E una di queste, appunto, è il rapporto con il cittadino. Pasca sottolinea una «confermata tendenza ad una complessiva diminuzione del contenzioso, essendo passati dai 1.889 ricorsi del 2016 ai 1.598 del 2017 ai 1.516 del 2018. Sarebbe a questo punto riduttivo - osserva il magistrato - individuare come causa della diminuita domanda di giustizia unicamente l'elevato costo del contributo unificato. Si deve invece prendere atto, a mio avviso, di un crescente atteggiamento di sfiducia da parte dei cittadini nei confronti della funzione giustizia complessivamente considerata. Tra le cause di siffatto rating negativo della funzione giustizia - spiega Pasca - possono individuarsi a mio parere non solo i tempi lunghi di definizione delle controversie, ma anche una certa diffidenza nei confronti dell'esercizio delle funzioni giudiziarie, sempre complessivamente considerate, che a volte rischia di apparire politicamente orientato o comunque non coerente con i principi di terzietà ed imparzialità».
 
È un tema delicato, soprattutto alla luce delle ultime vicende che hanno travolto la giustizia salentina, con l'arresto del pubblico ministero Emilio Arnesano e con l'inchiesta che ne è seguita. Si riferisce indubbiamente a questo - ma non solo - Pasca quando parla di comportamenti «non coerenti con i principi di terzietà e imparzialità».

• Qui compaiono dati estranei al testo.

template <int FN, int KF>
__global__ __launch_bounds__(RF_THREADS)
void conv_rowfused_wgrad_k(RowFusedTiling t, RfX X,
                           const __bf16* __restrict__ dy,
                           float* __restrict__ dwk, int tpb) {
  extern __shared__ __attribute__((aligned(16))) char smem[];
  int* ptab = reinterpret_cast<int*>(smem);
  __bf16* dyl0 = reinterpret_cast<__bf16*>(smem + t.wg_dy_off);
  char* xs0 = smem + t.wg_xs_off;
  const int dy_tile = PS_RF_TM * t.dy_ld;
  const int tid = threadIdx.x;
  const int lane = tid & 63;
  const int wid = __builtin_amdgcn_readfirstlane(tid >> 6);
  const int l = lane & 15, q = lane >> 4;
  const int64_t t0 = (int64_t)blockIdx.x * tpb;
  const int64_t t1 = t0 + tpb < t.tiles ? t0 + tpb : t.tiles;
  if (t0 >= t1) return;
  rf_zero_headers(xs0, t.xs_bytes, tid);

  const int my_pb = tid < PS_RF_TM ? ps_rf_pbase(t, tid) : 0;
  const int cv8 = t.Cop / 8;
  bf16x8 xv[PS_RF_XV], dv[PS_RF_DV];
  auto load = [&](int64_t ti) {
    const RowFusedTile tl = ps_rf_tile(t, ti);
    rf_load_x<PS_RF_XV, RF_THREADS>(xv, t, tl, X, tid, 0);
#pragma unroll
    for (int v = 0; v < PS_RF_DV; ++v) {
      const int idx = tid + v * RF_THREADS;
      const int p = idx / cv8;
      const int cv = (idx - p * cv8) * 8;
#pragma unroll
      for (int j = 0; j < 8; ++j) dv[v][j] = (__bf16)0.0f;
      if (p < tl.nlive && cv < t.Co)
        dv[v] = *reinterpret_cast<const bf16x8*>(
            &dy[(tl.pos0 + p) * t.Co + cv]);
    }
  };
  auto store = [&](int buf, int64_t ti) {
    const RowFusedTile tl = ps_rf_tile(t, ti);
    rf_store_x<PS_RF_XV, RF_THREADS>(xs0 + buf * t.xs_bytes, xv, t, tid,
                                     0);
    __bf16* dyl = dyl0 + buf * dy_tile;
#pragma unroll
    for (int v = 0; v < PS_RF_DV; ++v) {
      const int idx = tid + v * RF_THREADS;
      const int p = idx / cv8;
      const int cv = (idx - p * cv8) * 8;
      if (p < PS_RF_TM)
        *reinterpret_cast<bf16x8*>(&dyl[p * t.dy_ld + cv]) = dv[v];
    }
    if (tid < PS_RF_TM)
      ptab[buf * PS_RF_TM + tid] = tid < tl.nlive ? my_pb : PS_RF_NEG;
  };
  load(t0);
  store(0, t0);

  const int by = blockIdx.y;
  int kofs[KF];
  bool klive[KF];
#pragma unroll
  for (int i = 0; i < KF; ++i) {
    const int kf = (by * KF + i) * 8 + wid;
    klive[i] = kf * 16 < t.Kpad;
    kofs[i] = klive[i] ? ps_rf_koff(t, kf * 16 + l) : PS_RF_NEG;
  }
  f32x4 acc[FN][KF] = {};
  __syncthreads();

  for (int64_t ti = t0; ti < t1; ++ti) {
    const int cur = (int)(ti - t0) & 1;
    if (ti + 1 < t1) load(ti + 1);
    {
      const RowFusedTile tl = ps_rf_tile(t, ti);
      const char* img = xs0 + cur * t.xs_bytes;
      const int* pt = ptab + cur * PS_RF_TM;
      const unsigned dyb = (unsigned)(unsigned long long)(
          __attribute__((address_space(3))) __bf16*)(dyl0 + cur * dy_tile);
      for (int p0 = 0; p0 < tl.nlive; p0 += 32) {
        const rf_i32x4 pa =
            *reinterpret_cast<const rf_i32x4*>(&pt[p0 + q * 8]);
        const rf_i32x4 pb =
            *reinterpret_cast<const rf_i32x4*>(&pt[p0 + q * 8 + 4]);
        bf16x8 af[FN];
#pragma unroll
        for (int fn = 0; fn < FN; ++fn)
          af[fn] = rf_tr_frag(dyb, p0 + q * 8, fn * 16, l, t.dy_ld);
        rf_tr_wait(af);
#pragma unroll
        for (int i = 0; i < KF; ++i) {
          if (klive[i]) {
            bf16x8 bfr;
#pragma unroll
            for (int e = 0; e < 4; ++e) {
              bfr[e] = rf_read(img, pa[e], kofs[i]);
              bfr[4 + e] = rf_read(img, pb[e], kofs[i]);
            }
#pragma unroll
            for (int fn = 0; fn < FN; ++fn)
              acc[fn][i] = __builtin_amdgcn_mfma_f32_16x16x32_bf16(
                  af[fn], bfr, acc[fn][i], 0, 0, 0);
// ... 48 lines not shown
template <int FN>
void rf_launch_fwd(const RowFusedTiling& t, const RfX& X, const void* wk,
                   const float* bias, void* y, int relu, hipStream_t s) {
  int blocks, tpb;
  rf_grid(t, &blocks, &tpb);
  conv_rowfused_fwd_k<FN><<<dim3((unsigned)blocks), RF_THREADS, t.fwd_lds,
                            s>>>(t, X, (const __bf16*)wk, bias, (__bf16*)y,
                                 relu, 1.0f, tpb);
}

template <int FN, int KF>
void rf_launch_wgrad(const RowFusedTiling& t, const RfX& X, const void* dy,
                     float* dwk, hipStream_t s) {
  int blocks, tpb;
  rf_grid(t, &blocks, &tpb);
  const int gy = (t.Kpad / 16 + 8 * KF - 1) / (8 * KF);
  conv_rowfused_wgrad_k<FN, KF><<<dim3((unsigned)blocks, (unsigned)gy),
                                  RF_THREADS, t.wg_lds, s>>>(
      t, X, (const __bf16*)dy, dwk, tpb);
}

}
}

extern "C" {

void ps_rowfused_set_blocks(int n) { ps::g_rf_blocks.store(n < 0 ? 0 : n); }

int ps_rowfused_prepare() {
  using namespace ps;
  std::call_once(g_rf_once, [] {
    int dev = 0, n = 0;
    if (hipGetDevice(&dev) != hipSuccess ||
        hipDeviceGetAttribute(&n, hipDeviceAttributeMultiprocessorCount,
                              dev) != hipSuccess || n <= 0)
      return;
    const bool ok =
        rf_allow_lds(conv_rowfused_fwd_k<1>) &&
        rf_allow_lds(conv_rowfused_fwd_k<2>) &&
        rf_allow_lds(conv_rowfused_fwd_k<4>) &&
        rf_allow_lds(conv_rowfused_fwd_k<6>) &&
        rf_allow_lds(conv_rowfused_fwd_k<8>) &&
        rf_allow_lds(conv_rowfused_wgrad_k<1, 3>) &&
        rf_allow_lds(conv_rowfused_wgrad_k<2, 3>) &&
        rf_allow_lds(conv_rowfused_wgrad_k<4, 3>) &&
        rf_allow_lds(conv_rowfused_wgrad_k<6, 3>) &&
        rf_allow_lds(conv_rowfused_wgrad_k<8, 2>);
    if (ok) g_rf_cus.store(n);
  });
  return g_rf_cus.load() > 0 ? 1 : 0;
}

void ps_conv_rowfused_fwd(const RowFusedTiling* t, const void* x, int64_t sn,
                          int64_t sc, int64_t sh, int64_t sw, const void* wk,
                          const float* bias, void* y, int relu,
                          hipStream_t s) {
  const ps::RfX X = {(const __bf16*)x, sn, (int)sc, (int)sh, (int)sw};
  const int fn = t->Cop / 16;
  if (fn <= 1) ps::rf_launch_fwd<1>(*t, X, wk, bias, y, relu, s);
  else if (fn <= 2) ps::rf_launch_fwd<2>(*t, X, wk, bias, y, relu, s);
  else if (fn <= 4) ps::rf_launch_fwd<4>(*t, X, wk, bias, y, relu, s);
  else if (fn <= 6) ps::rf_launch_fwd<6>(*t, X, wk, bias, y, relu, s);
  else ps::rf_launch_fwd<8>(*t, X, wk, bias, y, relu, s);
}
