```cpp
template <bool kRib, bool kSmall>
__global__ __launch_bounds__(kTR, 2) void k_scan_g(ScanArgs a, uint32_t per, uint32_t rt, uint32_t small_words) {
    extern __shared__ __attribute__((aligned(16))) unsigned char smem[];
    const LdsG L = ldsg_layout(kSmall ? small_words : 0u);
    const uint32_t n = a.n;
    const uint32_t* l1 = (const uint32_t*)(smem + L.l1);
    uint32_t* ntab = (uint32_t*)(smem + L.ntab);
    const uint32_t tid = threadIdx.x;
    const uint32_t lane = tid & 63, wid = tid >> 6;
    uint32_t* ctr = (uint32_t*)(smem + L.ctr);
    const uint32_t gwave = blockIdx.x * (kTR / 64) + wid;
    uint2* rec = a.rrec + (size_t)gwave * kWTR;
    WaveOut wo = wave_out(a, gwave);
    uint32_t* fslot = (uint32_t*)(smem + L.l1) + (size_t)wid * small_words;

    const uint32_t t_begin = blockIdx.x * per;
    const uint32_t t_end = min(a.ntiles, t_begin + per);
    if (t_begin >= t_end) return;
    if (!kSmall) {
        const uint4* g = (const uint4*)a.l1;
        uint4* d = (uint4*)(smem + L.l1);
#pragma unroll 4
        for (uint32_t i = tid; i < kL1WordsR / 4; i += kTR) d[i] = g[i];
    }
    for (uint32_t i = tid; i < 256; i += kTR) ntab[i] = kMod - 1 - (a.nm * i) % kMod;
    if (tid == 0) *ctr = 0;
    __syncthreads();

    unsigned long long passes = 0, weak_hits = 0;
    uint32_t nrec = 0, si_hint = 0, slot_file = 0xFFFFFFFFu;
    const uint64_t below = (1ull << lane) - 1;
#pragma unroll 1
    for (;;) {
        uint32_t c = 0;
        if (lane == 0) c = atomicAdd(ctr, 1u);
        c = __builtin_amdgcn_readfirstlane(c);
        const uint32_t t0 = t_begin + rt * c;
        if (t0 >= t_end) break;
        const uint32_t tz = min(t_end, t0 + rt);
#pragma unroll 1
        for (uint32_t t = t0; t < tz;) {
            uint32_t lo = si_hint, hi = a.nsegs;
            while (hi - lo > 1) {
                const uint32_t mid = (lo + hi) >> 1;
                if (a.segs[mid].tile_base <= t) lo = mid; else hi = mid;
            }
            const uint32_t si = lo;
            si_hint = si;
            const ScanSeg S = a.segs[si];
            const FileIx F = a.files[S.file];
            SegCtx sc;
            sc.base = a.src + S.src;
            sc.pos_begin = S.pos_begin;
            sc.keys = a.keys + F.slot_off;
            sc.fat = a.fat + F.slot_off;
            sc.slot_off = F.slot_off;
            sc.bmask = F.bmask;
            sc.seg_id = si;
            sc.fwshift = F.fwshift;
            sc.filt = a.filt + F.filt_off;
            sc.fwords = 1u << (32 - F.fwshift);
            const uint32_t seg_tend = si + 1 < a.nsegs ? a.segs[si + 1].tile_base : a.ntiles;
            const uint32_t span = min(tz, seg_tend) - t;
            const uint64_t run_start = S.pos_begin + (uint64_t)(t - S.tile_base) * kTile2;
            sc.pos_end = min(S.pos_end, run_start + (uint64_t)span * kTile2);
            const uint64_t seg_len = S.len;
            const uint32_t nwt = (uint32_t)((sc.pos_end - run_start + kWTR - 1) / kWTR);
            t += span;

            const uint64_t fptr = (uint64_t)(uintptr_t)sc.filt;
            const uint32_t fp_lo = __builtin_amdgcn_readfirstlane((uint32_t)fptr);
            const uint32_t fp_hi = __builtin_amdgcn_readfirstlane((uint32_t)(fptr >> 32));
            const __amdgpu_buffer_rsrc_t frsrc = __builtin_amdgcn_make_buffer_rsrc(
                (void*)(uintptr_t)(((uint64_t)fp_hi << 32) | fp_lo), (short)0,
                (int)__builtin_amdgcn_readfirstlane(sc.fwords * 4), 0x00020000);
            const uint32_t fwshift = __builtin_amdgcn_readfirstlane(sc.fwshift);
            if (kSmall && S.file != slot_file) {
                slot_file = S.file;
                lds_fence();
                const uint4* g = (const uint4*)sc.filt;
                uint4* d = (uint4*)fslot;
                for (uint32_t i = lane; i < sc.fwords / 4; i += 64) d[i] = g[i];
                lds_fence();
            }

            uint32_t A0, B0;
            window_at(sc.base, seg_len, run_start, n, A0, B0);
            uint32_t xo[16], xi[16], no_[16], ni_[16];
            load_chunk_nt(sc.base, seg_len, run_start + 64ull * lane, xo);
            load64_u(sc.base, seg_len, run_start + n + 64ull * lane, xi);
#pragma unroll 1
            for (uint32_t k = 0; k < nwt; ++k) {
                const uint64_t P = run_start + (uint64_t)k * kWTR;
                const uint32_t rel0 = k * kWTR + lane * 64;
                uint32_t am, bm;
                {
                    uint32_t so = 0, vo = 0, si_ = 0, vi = 0;
#pragma unroll
                    for (int i = 0; i < 16; ++i) {
                        so = udot4(xo[i], 0x01010101u, so);
                        vo = udot4(xo[i], offw(i), vo);
                        si_ = udot4(xi[i], 0x01010101u, si_);
                        vi = udot4(xi[i], offw(i), vi);
                    }
                    uint32_t tot;
                    const uint32_t Ox = wave_scan_excl(so, tot), Ix = wave_scan_excl(si_, tot);
                    const uint32_t ROx = wave_scan_excl(lane * so, tot), RIx = wave_scan_excl(lane * si_, tot);
                    const uint32_t VOx = wave_scan_excl(vo, tot), VIx = wave_scan_excl(vi, tot);
                    const uint64_t d = 64ull * lane;
                    const uint64_t pin = 64ull * ((uint64_t)lane * Ix - RIx) - VIx;
                    const uint64_t pout = 64ull * ((uint64_t)lane * Ox - ROx) - VOx;
                    am = (uint32_t)(((uint64_t)A0 + Ix + 16ull * kMod - Ox) % kMod);
                    const uint64_t bpos = (uint64_t)B0 + d * (A0 + kMod - 1) + pin;
                    const uint64_t bneg = (pout + (uint64_t)a.nm * Ox) % kMod;
                    bm = (uint32_t)((bpos % kMod + kMod - bneg) % kMod);
                }
                auto compute = [&](const int g, L1Batch& Bt) {
                    const uint32_t xo0 = xo[g >> 2], xo1 = xo[(g >> 2) + 1];
                    const uint32_t xi0 = xi[g >> 2], xi1 = xi[(g >> 2) + 1];
                    uint32_t ct[kB3], rr[kB3], w1[kB3], w1b[kB3], bo[kB3];
#pragma unroll
                    for (int t2 = 0; t2 < kB3; ++t2) ct[t2] = ntab[((t2 < 4 ? xo0 : xo1) >> (8 * (t2 & 3))) & 0xFF];
#pragma unroll
                    for (int t2 = 0; t2 < kB3; ++t2) {
                        const uint32_t out = ((t2 < 4 ? xo0 : xo1) >> (8 * (t2 & 3))) & 0xFF;
                        const uint32_t in = ((t2 < 4 ? xi0 : xi1) >> (8 * (t2 & 3))) & 0xFF;
                        __builtin_assume(am < kMod);
                        __builtin_assume(bm < kMod);
                        Bt.wv[t2] = (bm << 16) | am;
                        const ProbeHash h = probe_hash(am, bm);
                        Bt.hq[t2] = h.q;
                        rr[t2] = h.r;
                        if (kSmall) {
                            Bt.w2[t2] = fslot[h.r >> fwshift];
                        } else if (kRib) {
                            bo[t2] = rib_bit(h.q, h.r);
                            w1[t2] = l1[bo[t2] >> 5];
                            w1b[t2] = l1[(bo[t2] >> 5) + 1];
                        } else {
                            w1[t2] = l1[l1r_word(h.q)];
                        }
                        const uint32_t u = am + in + (kMod - out);
                        am = min(u, min(u - kMod, u - 2 * kMod));
                        const uint32_t v = bm + am + ct[t2];
                        bm = min(v, min(v - kMod, v - 2 * kMod));
                    }
#pragma unroll
                    for (int t2 = 0; t2 < kB3 && !kSmall; ++t2) {
                        uint32_t p1;
                        if (kRib) {
                            const uint32_t win = __builtin_amdgcn_alignbit(w1b[t2], w1[t2], bo[t2]);
                            p1 = ~__builtin_popcount(win & rib_coef(Bt.hq[t2], rr[t2])) & 1u;
// ... 2405 lines not shown
```

Measured before the change: 720.5.

## Resolve fat-table lookups cooperatively with four lanes per record in drain

In the non-small path, drain_regs now assigns four lanes to each record, and each lane loads one slot of the 4-wide fat bucket. Probing is resolved with wave ballots, and the matching slot's data is shuffled back via ds_bpermute, handling 32 records per round in two interleaved groups. The aim is to replace serial per-lane probing of a bucket's slots with parallel, coalesced slot loads and to overlap two lookups. The change also uses mbcnt for the prefix count, makes wid wave-uniform, and resets nrec per tile. The cost is fewer records per lane per pass plus extra cross-lane shuffles.

```diff
diff --git a/sy_amd/csrc/sydelta_kernels.hip b/sy_amd/csrc/sydelta_kernels.hip
--- a/sy_amd/csrc/sydelta_kernels.hip
+++ b/sy_amd/csrc/sydelta_kernels.hip
@@ -1288,6 +1288,7 @@
 constexpr int kTR = 512;
 constexpr int kWTR = 4096;
 constexpr int kNBR = 64 / kB3;
+constexpr int kDrainGroup = 32;
 static_assert(kMaxN3 == 4096 && kWTR % kMaxN3 == 0, "k_scan_r: a lane's in row is row l of the next wave tile");
 
 struct LdsR {
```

Anche perché più avanti, nella relazione, affronta ulteriormente la questione: «Nuocciono non poco - dice - alla complessiva credibilità della funzione giustizia vicende giudiziarie penali a carico di magistrati per ipotesi di corruzione in atti giudiziari, ovvero relative al conferimento di incarichi particolarmente remunerativi, ovvero inchieste connotate da intenti di condizionamento della funzione politica».
Insomma, i cittadini si fidano poco dei complessi e - in alcuni sporadici casi - poco chiari meccanismi che stanno alla base di una decisione del giudice. È una valutazione che c'è sempre stata ma che oggi, aggiunge Pasca, è amplificata dai nuovi mezzi di comunicazione: «Lo strumento di rating della funzione giudiziaria è costituito in prevalenza dai social e dal web, nonché dagli organi di stampa. Il giudice ovviamente non ha bisogno del consenso popolare, ma il rating deve essere oggetto di attenta valutazione, soprattutto da parte degli organi di autogoverno delle magistrature, ai fini del monitoraggio della qualità del servizio giustizia offerto, in funzione di una verifica e della eliminazione delle eventuali criticità».
Il presidente Pasca conclude con un pensiero ai giovani, «che si vedono rubare il futuro, che vedono innanzi a sé molta nebbia e poche certezze. Quei giovani ai quali purtroppo stiamo consegnando un contesto socio-economico degradato peggiore di quello che la nostra generazione ha conosciuto. Affinché i nostri giovani, i nostri figli - chiude così il suo intervento Pasca - possano sperare in un futuro migliore è assolutamente necessario un comune rigoroso impegno di legalità e di rispetto delle regole, da parte di tutti: politici, amministratori della cosa pubblica, magistrati, forze dell'ordine, nessuno escluso».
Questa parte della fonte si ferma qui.